Die CDU hat sich auf ihrem Parteitag für den umstrittenen UN-Migrationspakt ausgesprochen. Die Delegierten stimmten mehrheitlich einem entsprechenden Antrag des Parteivorstandes zu.

Zuvor hatte unter anderem Unionsfraktionschef Ralf Brinkhaus für den Pakt geworben. Es handle sich um einen rechtlich nicht bindende Kooperationsvereinbarung zur besseren internationalen Steuerung von Migration, die im deutschen Interesse liege, erläuterte Brinkhaus, wie schon viele Koalitionspolitiker vor ihm. Auf nationaler Ebene lasse sich die Frage nicht lösen. Die AfD bemängelt an dem Pakt, dass er angeblich nationale Souveränität einschränke.

Brinkhaus bezeichnete die Diskussion darüber als Ergebnis einer gesteuerten Kampagne, durch "bewusstes Weglassen von Fakten" verunsichere. Ziel der Kampagne sei es, die "parlamentarische Demokratie" durch Druck aus den sozialen Netzwerken in bisher unbekannter Weise zu beeinflussen.

Die große Koalition aus Union und SPD hatte den diskutierten Migrationspakt vor kurzem im Bundestag durch einen Entschließungsantrag demonstrativ unterstützt. Der auf dem CDU-Parteitag zur Abstimmung gestellte Antrag ist wortgleich mit dem Antrag der Regierungsfraktionen.
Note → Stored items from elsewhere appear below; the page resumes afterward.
@@ -775,19 +778,23 @@
     const __amdgpu_buffer_rsrc_t rsA = __builtin_amdgcn_make_buffer_rsrc(const_cast<float *>(p.A), 0, (int)p.bytesA, 0x00020000);
     const __amdgpu_buffer_rsrc_t rsB = __builtin_amdgcn_make_buffer_rsrc(const_cast<unsigned int *>(p.Bsplit), 0, (int)((long)p.N * p.kblocks * 128L), 0x00020000);
     constexpr int A_IT = (HALO_ROWS * 8 + 255) / 256;
-    unsigned int ha_off[A_IT];
-    int ha_dst[A_IT];
-    bool ha_zero[A_IT];
-#pragma unroll
-    for (int i = 0; i < A_IT; ++i) {
-        const int item = tid + 256 * i;
+    auto halo_item = [&](int t, int i, unsigned int &off, bool &zero, int &dst) {
+        const int item = t + 256 * i;
         const int row = item >> 3, c4 = item & 7;
         const int hy = row / HALO_W, hx = row - hy * HALO_W;
         const int iy = y0 - 1 + hy, ix = x0 - 1 + hx;
         const bool ok = row < HALO_ROWS && iy >= 0 && iy < H && ix >= 0 && ix < W;
-        ha_off[i] = ok ? (unsigned int)((((long)img * H + iy) * W + ix) * Cin * 4L + c4 * 16) : 0u;
-        ha_zero[i] = !ok;
-        ha_dst[i] = row < HALO_ROWS ? row * ROWW + c4 * 2 : -1;
+        off = ok ? (unsigned int)((((long)img * H + iy) * W + ix) * Cin * 4L + c4 * 16) : 0u;
+        zero = !ok;
+        dst = row < HALO_ROWS ? row * ROWW + c4 * 2 : -1;
+    };
+    constexpr int A_KEEP = DIRECT ? 1 : A_IT;
+    unsigned int ha_off[A_KEEP];
+    int ha_dst[A_KEEP];
+    bool ha_zero[A_KEEP];
+    if constexpr (!DIRECT) {
+#pragma unroll
+        for (int i = 0; i < A_IT; ++i) halo_item(tid, i, ha_off[i], ha_zero[i], ha_dst[i]);
     }
     const int c4 = tid & 7, g = tid >> 3;
     const int r0 = (g & ~7) | ((g & 1) << 2) | ((g >> 1) & 3);
@@ -801,19 +808,31 @@
     const int cblocks = Cin / 32;
     f32x4 ra[A_IT], rb[WROWS];
     auto load_halo = [&](int cb) {
-#pragma unroll
-        for (int i = 0; i < A_IT; ++i)
-            ra[i] = __builtin_bit_cast(f32x4, __builtin_amdgcn_raw_buffer_load_b128(rsA, (int)(ha_off[i] + (ha_zero[i] ? 0u : (unsigned int)(cb * 128))), 0, 0));
-    };
-    auto store_halo = [&]() {
+        int t = tid;
+        if constexpr (DIRECT) asm volatile("" : "+v"(t));
 #pragma unroll
         for (int i = 0; i < A_IT; ++i) {
-            if (ha_dst[i] < 0) continue;
+            unsigned int off; bool zero; int dst;
+            if constexpr (DIRECT) halo_item(t, i, off, zero, dst);
+            else { off = ha_off[i]; zero = ha_zero[i]; }
+            ra[i] = __builtin_bit_cast(f32x4, __builtin_amdgcn_raw_buffer_load_b128(rsA, (int)(off + (zero ? 0u : (unsigned int)(cb * 128))), 0, 0));
+        }
+    };
+    auto store_halo = [&](int hbuf = 0) {
+        unsigned int *ah = Ah + hbuf * (HALO_ROWS * ROWW);
+        int t = tid;
+        if constexpr (DIRECT) asm volatile("" : "+v"(t));
+#pragma unroll
+        for (int i = 0; i < A_IT; ++i) {
+            unsigned int off; bool zero; int dst;
+            if constexpr (DIRECT) halo_item(t, i, off, zero, dst);
+            else { zero = ha_zero[i]; dst = ha_dst[i]; }
+            if (dst < 0) continue;
             u32x2 hi, lo;
             split4(ra[i], hi, lo);
-            if (ha_zero[i]) { hi = u32x2{0u, 0u}; lo = u32x2{0u, 0u}; }
-            *reinterpret_cast<u32x2 *>(Ah + ha_dst[i]) = hi;
-            *reinterpret_cast<u32x2 *>(Ah + ha_dst[i] + 16) = lo;
+            if (zero) { hi = u32x2{0u, 0u}; lo = u32x2{0u, 0u}; }
+            *reinterpret_cast<u32x2 *>(ah + dst) = hi;
+            *reinterpret_cast<u32x2 *>(ah + dst + 16) = lo;
         }
     };
     auto load_w = [&](int tap, int cb) {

Den Pakt auf dem Parteitag zu diskutieren, hatte Jens Spahn angeregt, der bei der Wahl zum Parteivorsitz den beiden Mitbewerbern Annegret Kramp-Karrenbauer und Friedrich Merz unterlag.

In dem Antrag stellen die Koalitionsfraktionen klar, dass der Migrationspakt "keine einklagbaren Rechte und Pflichten" begründe und "keinerlei rechtsändernde oder rechtssetzende Wirkung" entfalte. Der Pakt solle einen Beitrag dazu leisten, Migration stärker zu ordnen, zu steuern und zu begrenzen sowie gleichzeitig die Rechte von Migranten zu schützen, heißt es weiter in dem Text.

Die Bundesregierung wird aufgefordert, weiterhin sicherzustellen, dass durch den Pakt die nationale Souveränität und das Recht Deutschlands, "über seine Migrationspolitik selbst zu bestimmen, nicht beeinträchtigt werden und durch den 'Globalen Pakt für eine sichere, geordnete und reguläre Migration' (GCM) keine nationalen Hoheitsrechte übertragen werden".

Bei dem UN-Migrationspakt handelt es sich um eine rechtlich nicht bindende Absichtserklärung, mit deren Hilfe illegale Einwanderung verhindert und legale Einwanderung besser gesteuert werden kann. Das internationale Regelwerk soll bei einer Konferenz am kommenden Montag in Marrakesch angenommen werden, zu der auch Bundeskanzlerin Angela Merkel (CDU) fährt.